**** AVAILABLE RECORDS ****

template <int OP, bool DOT = false, class TX = float>
__global__ void boundaryOpKernel(GridP g, TX *__restrict__ out, const TX *__restrict__ x,
                                 const float *__restrict__ b, float omega, unsigned nblocks, double *__restrict__ dotPartials = nullptr,
                                 MixScale ms = MixScale{})
{
    constexpr bool kMixed = !std::is_same<TX, float>::value;
    const unsigned block = remapBlock(blockIdx.x, nblocks);
    const int t = int(block * blockDim.x + threadIdx.x);
    double acc = 0.0;
    if (t < g.nbnd) {
        const size_t c = size_t(g.bnd[t]);
        float lap, diag;
        boundaryRow(g, [&](size_t p) { return Cell<TX>::load1(x + p); }, t, c, lap, diag);
        const float xc = Cell<TX>::load1(x + c), bc = OP == OP_APPLY ? 0.f : b[c];
        float res;
        if (kMixed) {
            const float bm = mixRhsScale(ms);
            res = OP == OP_JACOBI ? xc + omega * ((bm * bc - lap) / diag) : OP == OP_RESIDUAL ? bm * bc - ms.c2 * lap : lap;
        } else
            res = epilogue<OP>(xc, bc, lap, diag, omega);
        Cell<TX>::store1(out + c, res);
        acc = dotTerm<OP>(xc, bc, kMixed ? __half2float(toHalfSat(res)) : res);
    }
    if (DOT) blockDotStore(acc, dotPartials, blockIdx.x);
}

__global__ void bandComputeKernel(GridP g, const float *__restrict__ x, const float *__restrict__ b,
                                  const int32_t *__restrict__ band, int nband, float *__restrict__ tmp, float omega,
                                  unsigned nblocks)
{
    const unsigned block = remapBlock(blockIdx.x, nblocks);
    const int t = int(block * blockDim.x + threadIdx.x);
    if (t >= nband) return;
    const size_t c = size_t(band[t]);
    const size_t sy = size_t(g.nx), sz = size_t(g.nx) * g.ny;
    const float xc = x[c];
    float lap, diag;
    if (t >= g.nbnd) {
        diag = float(g.bandDiag[t]);
        lap = diag * xc - (x[c - 1] + x[c + 1] + x[c - sy] + x[c + sy] + x[c - sz] + x[c + sz]);
        tmp[t] = xc + omega * ((b[c] - lap) * simpleRcp(diag));
    } else {
        boundaryRow(g, [&](size_t p) { return x[p]; }, t, c, lap, diag);
        tmp[t] = xc + omega * ((b[c] - lap) / diag);
    }
}
template <bool DOT = false, class TX = float>
__global__ void bandScatterKernel(TX *__restrict__ x, const int32_t *__restrict__ band, int nband,
                                  const float *__restrict__ tmp, unsigned nblocks, const float *__restrict__ b = nullptr,
                                  double *__restrict__ dotPartials = nullptr)
{
    const int t = int(remapBlock(blockIdx.x, nblocks) * blockDim.x + threadIdx.x);
    double acc = 0.0;
    if (t < nband) {
        const int32_t c = band[t];
        const float v = tmp[t];
        if (DOT) {
            const float stored = std::is_same<TX, float>::value ? v : __half2float(toHalfSat(v));
            acc = (double(stored) - double(Cell<TX>::load1(x + c))) * double(b[c]);
        }
        Cell<TX>::store1(x + c, v);
    }
    if (DOT) blockDotStore(acc, dotPartials, blockIdx.x);
}

__device__ __forceinline__ bool boxBand(unsigned cls) { return cls >= kBoxGeneral && cls <= kBoxSimple + 6; }

template <class TX, bool CLOSURE, bool DOT, bool GEN, bool XZERO, bool PRO = false>
__device__ __forceinline__ void bandBoxBody(const GridP &g, const TX *__restrict__ src, const float *__restrict__ b, TX *dst,
                                            TX *__restrict__ snap, const int32_t *__restrict__ info, const uint32_t *__restrict__ list,
                                            const int32_t *__restrict__ general, float omega, int depth, const MixScale &ms,
                                            double *__restrict__ dotPartials, const TX *dotOld, int outClosure, unsigned group, unsigned slot,
                                            const float *__restrict__ coarse = nullptr)
{
    static_assert(!PRO || (CLOSURE && !XZERO && std::is_same<TX, float>::value), "the prolonged input: closure mode, fp32");
    constexpr bool kMixed = !std::is_same<TX, float>::value;
    constexpr int kGenRows = GEN ? kBoxMaxGeneral : 1;
    __shared__ __attribute__((aligned(16))) float val[2][kBoxMaxNodes];
    __shared__ float grow[7][kGenRows];
    __shared__ float gbv[kGenRows];
    __shared__ uint16_t gnode[kGenRows], gring[kGenRows];
    const int32_t *gip = info + kBoxInfoInts * size_t(group);
    int gi[kBoxInfoInts];
#pragma unroll
    for (int q = 0; q < kBoxInfoInts; ++q) gi[q] = __builtin_amdgcn_readfirstlane(gip[q]);
    const int rx = gi[1] & 255, ry = (gi[1] >> 8) & 255, sxy = rx * ry;
    const unsigned sy = unsigned(g.nx), sz = unsigned(g.nx) * unsigned(g.ny);
    const ptrdiff_t origin = gi[0];
    if (!XZERO) src += origin;
    b += origin;
    if (dst) dst += origin;
    if (CLOSURE && snap) snap += origin;
    if (DOT) dotOld += origin;
    const uint32_t *U = list + gi[2];
    const int ngen = GEN ? gi[5] : 0, nList = CLOSURE ? gi[7] : gi[3];
    const int H = depth + (CLOSURE ? 1 : 0);
    const float bm = kMixed ? mixRhsScale(ms) : 1.f;
    const int tid = threadIdx.x;
    auto nodeOf = [&](uint32_t e) { return int(__umul24((e >> 10) & 31u, unsigned(sxy)) + __umul24((e >> 5) & 31u, unsigned(rx)) + (e & 31u)); };
    auto cellOf = [&](uint32_t e) { return (e & 31u) + __umul24((e >> 5) & 31u, sy) + __umul24((e >> 10) & 31u, sz); };
    auto rd = [&](const TX *base, unsigned c) { return Cell<TX>::load1(reinterpret_cast<const TX *>(reinterpret_cast<const char *>(base) + c * unsigned(sizeof(TX)))); };
    auto rdf = [&](const float *base, unsigned c) { return *reinterpret_cast<const float *>(reinterpret_cast<const char *>(base) + c * 4u); };
    auto wr = [&](TX *base, unsigned c, float v) { Cell<TX>::store1(reinterpret_cast<TX *>(reinterpret_cast<char *>(base) + c * unsigned(sizeof(TX))), v); };
    uint32_t ue[kBoxSlots];
    float bv[kBoxSlots];
    {
#pragma unroll
        for (int m = 0; m < kBoxSlots; ++m) {
            const int k = tid + m * kBoxThreads;
            ue[m] = k < nList ? U[k] : (uint32_t(kBoxSkip) << 16);
        }
        uint32_t ge = 0;
        int32_t grw = 0;
        if (GEN && tid < ngen) {
            ge = uint32_t(general[2 * size_t(gi[4] + tid)]);
            grw = general[2 * size_t(gi[4] + tid) + 1];
        }
        float xv[kBoxSlots];
#pragma unroll
        for (int m = 0; m < kBoxSlots; ++m) {
            const unsigned cls = (ue[m] >> 16) & 15u;
            const bool need = cls != kBoxSkip && cls != kBoxZero && (CLOSURE || cls != kBoxFrozenFar);
            const bool bneed = (cls > kBoxSimple && cls <= kBoxSimple + 6 && int(ue[m] >> 20) <= H - 1) || (CLOSURE && cls == kBoxFrozenOut);
            const unsigned c = cellOf(ue[m]);
            xv[m] = XZERO ? 0.f : rd(src, need ? c : 0u);
            bv[m] = rdf(b, bneed ? c : 0u);
        }
#pragma unroll
        for (int m = 0; m < kBoxSlots; ++m) {
            const unsigned cls = (ue[m] >> 16) & 15u;
            if (cls == kBoxSkip || cls == kBoxZero) xv[m] = 0.f;
            if (kMixed) bv[m] *= bm;
        }
        {
            const int rz = (gi[1] >> 16) & 255, ncell4 = (sxy * rz + 3) >> 2;
            float4 *z0 = reinterpret_cast<float4 *>(val[0]), *z1 = reinterpret_cast<float4 *>(val[1]);
            for (int q = tid; q < ncell4; q += kBoxThreads) {
                z0[q] = make_float4(0.f, 0.f, 0.f, 0.f);
                z1[q] = make_float4(0.f, 0.f, 0.f, 0.f);
            }
        }
        __syncthreads();
        if (GEN && tid < ngen) {
            const uint32_t e = ge;
            gring[tid] = uint16_t(e >> 20);
            gnode[tid] = uint16_t(nodeOf(e));
            const size_t nb = size_t(g.nbnd);
#pragma unroll
            for (int q = 0; q < 7; ++q) grow[q][tid] = g.rows[size_t(q) * nb + grw];
            const unsigned c = cellOf(e);
            gbv[tid] = kMixed ? bm * rdf(b, c) : rdf(b, c);
        }
#pragma unroll
        for (int m = 0; m < kBoxSlots; ++m)
            if (tid + m * kBoxThreads < nList) {
                const int n = nodeOf(ue[m]);
                val[0][n] = xv[m];
                val[1][n] = xv[m];
            }
    }
    __syncthreads();
    if (PRO) {
        const int ox = int(origin % g.nx), oy = int((origin / g.nx) % g.ny), oz = int(origin / sz);
        const int cnx = g.nx >> 1, cny = g.ny >> 1, cnz = g.nz >> 1;
        const unsigned csy = unsigned(cnx), csz = unsigned(cnx) * unsigned(cny);
        const float *cb = scalarBase(coarse);
#pragma unroll
        for (int m = 0; m < kBoxSlots; ++m) {
            if (m > 0) asm volatile("" ::: "memory");
            const uint32_t e = ue[m];
            const unsigned cls = (e >> 16) & 15u;
            if (tid + m * kBoxThreads < nList && cls != kBoxSkip && cls != kBoxZero) {
                const int ci = ox + int(e & 31u), cj = oy + int((e >> 5) & 31u), ck = oz + int((e >> 10) & 31u);
                const int bi = min(max((ci - 1) >> 1, 0), cnx - 2), bj = min(max((cj - 1) >> 1, 0), cny - 2), bk = min(max((ck - 1) >> 1, 0), cnz - 2);
                const float fx = (ci & 1) ? 0.25f : 0.75f, fy = (cj & 1) ? 0.25f : 0.75f, fz = (ck & 1) ? 0.25f : 0.75f;
                const unsigned o = unsigned(bk) * csz + unsigned(bj) * csy + unsigned(bi);
                const float v00 = lerpRef(gLoad1(cb, o), gLoad1(cb, o + 1u), fx), v10 = lerpRef(gLoad1(cb, o + csy), gLoad1(cb, o + csy + 1u), fx);
                const float v01 = lerpRef(gLoad1(cb, o + csz), gLoad1(cb, o + csz + 1u), fx), v11 = lerpRef(gLoad1(cb, o + csz + csy), gLoad1(cb, o + csz + csy + 1u), fx);
                const int n = nodeOf(e);
                const float v = val[0][n] + 4.f * lerpRef(lerpRef(v00, v10, fy), lerpRef(v01, v11, fy), fz);
                val[0][n] = v;
                val[1][n] = v;
            }
        }
        __syncthreads();
    }
    for (int p = 1; p <= H; ++p) {
        const float *from = val[(p - 1) & 1];
        float *to = val[p & 1];
        const int lim = H - p;
        const bool last = CLOSURE && p == H;
#pragma unroll
        for (int m = 0; m < kBoxSlots; ++m) {
            const unsigned cls = (ue[m] >> 16) & 15u;
            const bool simple = cls > kBoxSimple && cls <= kBoxSimple + 6;
            if ((simple && int(ue[m] >> 20) <= lim) || (last && cls == kBoxFrozenOut)) {
                const int n = nodeOf(ue[m]);
                const float xc = from[n];
                const float diag = cls == kBoxFrozenOut ? 6.f : float(int(cls) - int(kBoxSimple));
                const float lap = diag * xc - (from[n - 1] + from[n + 1] + from[n - rx] + from[n + rx] + from[n - sxy] + from[n + sxy]);
                to[n] = xc + omega * ((bv[m] - lap) * simpleRcp(diag));
            }
        }
        if (GEN && tid < ngen && int(gring[tid]) <= lim) {
            const int nd = gnode[tid];
            const float xc = from[nd];
            float acc = 0.f;
            acc -= grow[0][tid] * from[nd - 1];
            acc -= grow[1][tid] * from[nd + 1];
            acc -= grow[2][tid] * from[nd - rx];
            acc -= grow[3][tid] * from[nd + rx];
            acc -= grow[4][tid] * from[nd - sxy];
            acc -= grow[5][tid] * from[nd + sxy];
            const float diag = grow[6][tid];
            const float lap = acc + diag * xc;
            to[nd] = xc + omega * ((gbv[tid] - lap) / diag);
        }
        __syncthreads();
    }
    const float *fin = val[H & 1];
    double acc = 0.0;
#pragma unroll
    for (int m = 0; m < kBoxSlots; ++m) {
        const unsigned cls = (ue[m] >> 16) & 15u;
        if ((ue[m] >> 20) == 0u && (boxBand(cls) || ((CLOSURE || outClosure) && cls == kBoxFrozenOut))) {
            const unsigned c = cellOf(ue[m]);
            const float v = fin[nodeOf(ue[m])];
            if (DOT) {
                const float stored = kMixed ? __half2float(toHalfSat(v)) : v;
                acc += (double(stored) - double(rd(dotOld, c))) * double(rdf(b, c));
            }
            if (dst) wr(dst, c, v);
            if (CLOSURE && snap) wr(snap, c, v);
        }
    }
    if (DOT) blockDotStore(acc, dotPartials, slot);
}
template <class TX, bool CLOSURE, bool DOT, bool GEN, bool XZERO = false, bool PRO = false>
__global__ __launch_bounds__(kBoxThreads, 8) void bandBoxKernel(GridP g, const TX *__restrict__ src, const float *__restrict__ b, TX *dst,
                                                              TX *__restrict__ snap, const int32_t *__restrict__ info, const uint32_t *__restrict__ list,
                                                              const int32_t *__restrict__ general, float omega, int depth, MixScale ms,
                                                              double *__restrict__ dotPartials, const TX *dotOld, int outClosure,
                                                              const float *__restrict__ coarse = nullptr)
{
    bandBoxBody<TX, CLOSURE, DOT, GEN, XZERO, PRO>(g, src, b, dst, snap, info, list, general, omega, depth, ms, dotPartials, dotOld, outClosure,
                                                   remapBlock(blockIdx.x, gridDim.x), blockIdx.x, coarse);
}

****

_INSTRUCTIONS FOR THE TASK_
Supply only the count of lines above holding "mixRhsScale".

_FINISHED TASK_
2